Tres años antes, el 30 de mayo de 1942, Klemperer había escrito en su diario: “Hoy hemos hablado durante el desayuno de la increíble capacidad de resistencia y de adaptación que tiene el ser humano. Esta fantástica monstruosidad de nuestra existencia: miedo cada vez que llaman al timbre, malos tratos, ignominia, peligro mortal, hambre (hambre verdadera), prohibiciones cada vez más numerosas, una esclavitud cada vez más atroz, el peligro de muerte cada vez más cercano, cada día víctimas en torno a nosotros, absoluta indefensión… y sin embargo sigue habiendo momentos de bienestar, al leer en voz alta, al escribir, cuando tomamos esa comida más que escasa, y se sigue vegetando, se sigue esperando”.

Muchas veces, a lo largo de los años, Klemperer dejó huellas de los breves momentos de felicidad que estos dos seres lograron juntos o por separado.
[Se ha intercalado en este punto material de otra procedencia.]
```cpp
constexpr int kRowPitch = BK + 4;
template <int TM, int TN, int CH, bool B_ROWMAJOR, int KSTEPS, typename Staging>
__device__ __forceinline__ void mfma_tile_rows(const float* sA, const float* sB, int pitchB, int a_off, int b_off,
                                               f32x16 (&acc)[CH][TM][TN], Staging staging) {
  constexpr int kSteps = KSTEPS;
  float4 af[2][TM], bq[2][TN];
  float bf[3][TN];
#pragma unroll
  for (int i = 0; i < TM; ++i) af[0][i] = *reinterpret_cast<const float4*>(sA + a_off + i * 32 * kRowPitch);
  if (B_ROWMAJOR) {
#pragma unroll
    for (int j = 0; j < TN; ++j) bq[0][j] = *reinterpret_cast<const float4*>(sB + b_off + j * 32 * kRowPitch);
  } else {
#pragma unroll
    for (int p = 0; p < 2; ++p)
#pragma unroll
      for (int j = 0; j < TN; ++j) bf[p][j] = sB[p * pitchB + b_off + j * 32];
  }
#pragma unroll
  for (int s = 0; s < kSteps; ++s) {
    const int q = s >> 2, c = s & 3;
    const bool group_reads = c == 1 && q + 1 < kSteps / 4;
    const bool step_reads = !B_ROWMAJOR && s + 2 < kSteps;
    if (group_reads) {
#pragma unroll
      for (int i = 0; i < TM; ++i) af[(q + 1) & 1][i] = *reinterpret_cast<const float4*>(sA + a_off + i * 32 * kRowPitch + 8 * (q + 1));
      if (B_ROWMAJOR) {
#pragma unroll
        for (int j = 0; j < TN; ++j) bq[(q + 1) & 1][j] = *reinterpret_cast<const float4*>(sB + b_off + j * 32 * kRowPitch + 8 * (q + 1));
      }
    }
    if (step_reads) {
      const int s2 = s + 2;
#pragma unroll
      for (int j = 0; j < TN; ++j) bf[s2 % 3][j] = sB[(8 * (s2 >> 2) + (s2 & 3)) * pitchB + b_off + j * 32];
    }
#pragma unroll
    for (int i = 0; i < TM; ++i)
#pragma unroll
      for (int j = 0; j < TN; ++j)
        acc[s % CH][i][j] = __builtin_amdgcn_mfma_f32_32x32x2f32(f4_comp(af[q & 1][i], c), B_ROWMAJOR ? f4_comp(bq[q & 1][j], c) : bf[s % 3][j],
                                                                 acc[s % CH][i][j], 0, 0, 0);
    staging(s);
    if (group_reads && (B_ROWMAJOR || step_reads)) __builtin_amdgcn_sched_group_barrier(0x100, TM + TN, 0);
    else if (group_reads) __builtin_amdgcn_sched_group_barrier(0x100, TM, 0);
    else if (step_reads) __builtin_amdgcn_sched_group_barrier(0x100, TN, 0);
    __builtin_amdgcn_sched_group_barrier(0x008, TM * TN, 0);
    __builtin_amdgcn_sched_barrier(0);
  }
}
}
```

### rock-art-radnet_amd/csrc/conv_wgrad.hip

```cpp
#include "conv_host.h"
#include "conv_igemm_body.h"
#include "conv_wgrad_body.h"
#include "wgrad_multi_plan.h"

namespace {
template <int BMK, int BN>
__global__ void __launch_bounds__(NTHREADS) conv_wgrad_kernel(WgradArgs g) {
  __shared__ __attribute__((aligned(16))) float lds[wgrad_lds_floats<BMK, BN>()];
  if (g.batch > 1 && g.xcd_batch) {
    const unsigned gx = gridDim.x, gy = gridDim.y, total = gx * gy * gridDim.z;
    const unsigned lin = blockIdx.x + gx * (blockIdx.y + gy * blockIdx.z), per = total >> 3;
    const unsigned l2 = lin < (per << 3) ? (lin & 7u) * per + (lin >> 3) : lin;
    const unsigned z = l2 / (gx * gy), r = l2 - z * gx * gy, y = r / gx;
    conv_wgrad_body<BMK, BN>(g, lds, r - y * gx, y, z);
    return;
  }
  conv_wgrad_body<BMK, BN>(g, lds, blockIdx.x, blockIdx.y, blockIdx.z);
}


template <int ABM>
__global__ void __launch_bounds__(NTHREADS) conv_bwd_pair_kernel(GemmArgs ga, WgradArgs gw, PairMap pm) {
  constexpr int kLds = igemm_lds_floats<ABM, 64, 1>() > wgrad_lds_floats<64, 64>() ? igemm_lds_floats<ABM, 64, 1>() : wgrad_lds_floats<64, 64>();
  __shared__ __attribute__((aligned(16))) float lds[kLds];
// ... 128 lines not shown
    else if (bmk == 128 && bn == 64) RADNET_LAUNCH((conv_wgrad_kernel<128, 64>), grid, block, 0, ctx->stream, ctx->arm0, ctx->arm1, g);
    else if (bmk == 64 && bn == 128) RADNET_LAUNCH((conv_wgrad_kernel<64, 128>), grid, block, 0, ctx->stream, ctx->arm0, ctx->arm1, g);
    else RADNET_LAUNCH((conv_wgrad_kernel<64, 64>), grid, block, 0, ctx->stream, ctx->arm0, ctx->arm1, g);
    RADNET_CHECK_LAUNCH(ctx, "conv_wgrad");
    return RADNET_OK;
  };
  int bmk = (d->c % 128 == 0) ? 128 : 64, bn = g.N > 64 ? 128 : 64, splits = 1;
  const radnet_shape_key key{2 + (d->dw_accumulate == 1 ? 1 : 0) + (batch > 1 ? 16 : 0), g.M, g.N, g.K, g.C, d->kh * d->kw, batch > 1 ? batch : g.stride};
  auto it = ctx->tuned->find(key);
  if (ctx->force_a > 0) {
    bmk = ctx->force_a; bn = ctx->force_b; splits = ctx->force_splits < 1 ? 1 : ctx->force_splits;
    if (bmk < 64) bmk = 64;
    if (bn < 64) bn = 64;
    if (d->c % bmk) RADNET_FAIL(ctx, RADNET_ERR_ARG, "conv_wgrad: forced k tile %d does not divide c=%d", bmk, d->c);
  } else if (it != ctx->tuned->end()) {
    bmk = it->second.a; bn = it->second.b; splits = it->second.splits;
  } else if (const radnet_tuned* nb = (ctx->autotune == 2 && d->dw_accumulate != 1) ? radnet_tuned_neighbour(*ctx->tuned, key) : nullptr;
             nb && (nb->splits <= 1 || (nmt / nb->splits >= 2 && radnet_cdiv(nmt, radnet_cdiv(nmt, nb->splits)) == nb->splits))) {
    bmk = nb->a; bn = nb->b; splits = nb->splits;
    (*ctx->tuned)[key] = *nb;
  } else if (ctx->autotune && d->dw_accumulate != 1) {
    PairPause pause(ctx);
    struct WCand { float ms; int bmk, bn, s; };
    std::vector<WCand> seen;
    const bool for_pair = pause.saved != nullptr && batch <= 1 && d->dx != nullptr;
    for (int cb = 128; cb >= 64; cb -= 64) {
      if (d->c % cb) continue;
      if (for_pair && cb != 64) continue;
      for (int cn = 128; cn >= 64; cn -= 64) {
        if (cn > 64 && g.N <= 64) continue;
        if (for_pair && cn != 64) continue;
        for (int s0 : {1, 2, 3, 4, 6, 8, 12, 16}) {
          if (s0 > 1 && (nmt / s0 < 2 || radnet_cdiv(nmt, radnet_cdiv(nmt, s0)) != s0)) continue;
          for (int s = s0; s >= (batch > 1 ? -s0 : s0); s -= 2 * s0) {
            float ms = 0.f;
            int rc = radnet_time_launches(ctx, [&]() { return launch(cb, cn, s); }, 3, &ms);
            if (rc == RADNET_ERR_UNSUPPORTED) continue;
            if (rc != RADNET_OK) return rc;
            seen.push_back(WCand{ms, cb, cn, s});
          }
        }
      }
    }
    std::sort(seen.begin(), seen.end(), [](const WCand& a, const WCand& b) { return a.ms < b.ms; });
    float best = 1e30f;
    for (size_t i = 0; i < seen.size() && i < 4; ++i) {
      float ms = 0.f;
      const int rc = radnet_time_launches_twice(ctx, [&]() { return launch(seen[i].bmk, seen[i].bn, seen[i].s); }, 12, &ms);
      if (rc != RADNET_OK) return rc;
      if (ms < best) { best = ms; bmk = seen[i].bmk; bn = seen[i].bn; splits = seen[i].s; }
    }
    (*ctx->tuned)[key] = radnet_tuned{bmk, bn, splits, best, 4};
    if (getenv("RADNET_TUNE_LOG"))
      fprintf(stderr, "radnet tune: wgrad M=%d N=%d K=%d C=%d -> tile %dx%d slices %d : %.1f us (%.1f TFLOP/s)\n", g.M, g.N, g.K, g.C,
              bmk, bn, splits, best * 1e3, 2.0 * g.M * g.N * g.K / (best * 1e9));
    if (d->dw_accumulate == 2)
      RADNET_CHECK_HIP(ctx, hipMemset2DAsync(d->dw, (size_t)g.ldw * sizeof(float), 0, (size_t)g.N * sizeof(float), (size_t)g.K, ctx->stream));
  } else {
    const radnet_shape_key k0{2, g.M, g.N, g.K, g.C, d->kh * d->kw, g.stride};
    auto it0 = ctx->tuned->find(k0);
    if (it0 != ctx->tuned->end()) {
      bmk = it0->second.a; bn = it0->second.b; splits = it0->second.splits;
    } else {
      long long tiles = (long long)radnet_cdiv(g.K, bmk) * radnet_cdiv(g.N, bn);
      if (tiles < kNumCU && bmk == 128 && bn == 128) {
        bn = 64;
        tiles = (long long)radnet_cdiv(g.K, bmk) * radnet_cdiv(g.N, bn);
      }
      while (tiles * splits < 2 * kNumCU && nmt / (splits * 2) >= 4 && splits < 16) splits *= 2;
    }
  }
  radnet_timing_arm(ctx);
  {
    g.db = d->db;
    if (d->db && d->dw_accumulate == 0) RADNET_CHECK_HIP(ctx, hipMemsetAsync(d->db, 0, (size_t)g.N * sizeof(float), ctx->stream));
    int rc = launch(bmk, bn, splits);
    if (rc == RADNET_ERR_UNSUPPORTED && splits < 0) {
      splits = -splits;
      rc = launch(bmk, bn, splits);
    }
    if (rc == RADNET_ERR_UNSUPPORTED && splits > 1) {
      while (rc == RADNET_ERR_UNSUPPORTED && splits > 1) {
        splits = splits > 2 ? splits / 2 : 1;
        while (splits > 1 && radnet_cdiv(nmt, radnet_cdiv(nmt, splits)) != splits) --splits;
        rc = launch(bmk, bn, splits);
      }
    }
    if (rc == RADNET_ERR_UNSUPPORTED) RADNET_FAIL(ctx, rc, "conv_wgrad: no launch shape fits (tile %dx%d, workspace %llu bytes)", bmk, bn, (unsigned long long)ctx->ws_bytes);
    if (rc != RADNET_OK) return rc;
  }
  RADNET_CHECK_LAUNCH(ctx, "conv_wgrad");
  radnet_timing_end_armed(ctx, 2, 2.0 * g.M * g.N * g.K * (batch > 1 ? batch : 1));
  return RADNET_OK;
}

extern "C" int radnet_conv_wgrad(radnet_ctx* ctx, const radnet_conv_desc* d) { return run_wgrad(ctx, d, 1, 0, 0, 0); }

extern "C" int radnet_conv_bwd(radnet_ctx* ctx, const radnet_conv_desc* d) {
  if (!ctx || !d) return RADNET_ERR_ARG;
  static const bool disabled = radnet_env_flag("RADNET_NO_BWD_PAIR");
  if (disabled || ctx->pair_capture != nullptr || !d->dx) {
    int rc = radnet_conv_wgrad(ctx, d);
    return rc != RADNET_OK || !d->dx ? rc : radnet_conv_dgrad(ctx, d);
  }
  PairCapture pc;
  const int timed = ctx->timing;
  ctx->timing = 0;
  ctx->pair_capture = &pc;
  int rc = radnet_conv_wgrad(ctx, d);
  if (rc == RADNET_OK) rc = radnet_conv_dgrad(ctx, d);
  ctx->pair_capture = nullptr;
  ctx->timing = timed;
  if (rc != RADNET_OK) return rc;
  if (pc.a_slab_bytes + pc.w_slab_bytes > ctx->ws_bytes) pc.a_ok = false;
  if (!(pc.have_a && pc.have_w && pc.a_ok && pc.w_ok)) {
    rc = radnet_conv_wgrad(ctx, d);
    return rc != RADNET_OK ? rc : radnet_conv_dgrad(ctx, d);
  }
  PairMap pm{pc.ax * pc.ay, pc.wx * pc.wy * pc.wz, pc.ax, pc.ay, pc.wx, pc.wy};
  radnet_timing_arm(ctx);
  if (pc.a_bm == 32) RADNET_LAUNCH(conv_bwd_pair_kernel<32>, dim3(pm.n_a + pm.n_w), dim3(NTHREADS), 0, ctx->stream, ctx->arm0, ctx->arm1, pc.ga, pc.gw, pm);
  else RADNET_LAUNCH(conv_bwd_pair_kernel<64>, dim3(pm.n_a + pm.n_w), dim3(NTHREADS), 0, ctx->stream, ctx->arm0, ctx->arm1, pc.ga, pc.gw, pm);
  RADNET_CHECK_LAUNCH(ctx, "conv_bwd_pair");
  radnet_timing_end_armed(ctx, 4, pc.flops);
  return RADNET_OK;
}
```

Reservatio mentalis o el triunfo de lo humano: el amor compartido, la solidaridad puesta a prueba, el pensamiento como convicción, la protección permanente de ese bien que es la memoria.

Digo lo siguiente: Eva Schlemmer y Victor Klemperer todavía siguen subiendo la colina de regreso a su casa en Dölzschen. Caminan lentamente. Él lleva apenas unas pocas páginas de su diario consigo. Otros miles lo aguardan, protegidas por la valentía de ella: durante años, a riesgo de su propia vida, una y otra vez, las ocultó en su cuerpo y las llevó a unos escondites, donde otros decentes también expusieron sus vidas al encubrirlas del acecho nazi. Suben lentamente, paso a paso: han derrotado a la ignominia, han alcanzado a vencer el intento genocida de desaparecer las huellas de la vida de los hombres. Han hecho posible la memoria, la reivindicación de lo humano. Lentamente, paso a paso, línea a línea.


*El texto anterior es una versión editada del original publicado en El cíclope totalitario (2009), libro que próximamente será reeditado.

*Quiero dar testimonio hasta el final. Diarios 1933-1941 y Quiero dar testimonio hasta el final. Diarios 1942-1945. Victor Klemperer. Traducción de los dos volúmenes: Carmen Gauger. Galaxia Gutenberg/Círculo de Lectores. España, 2003.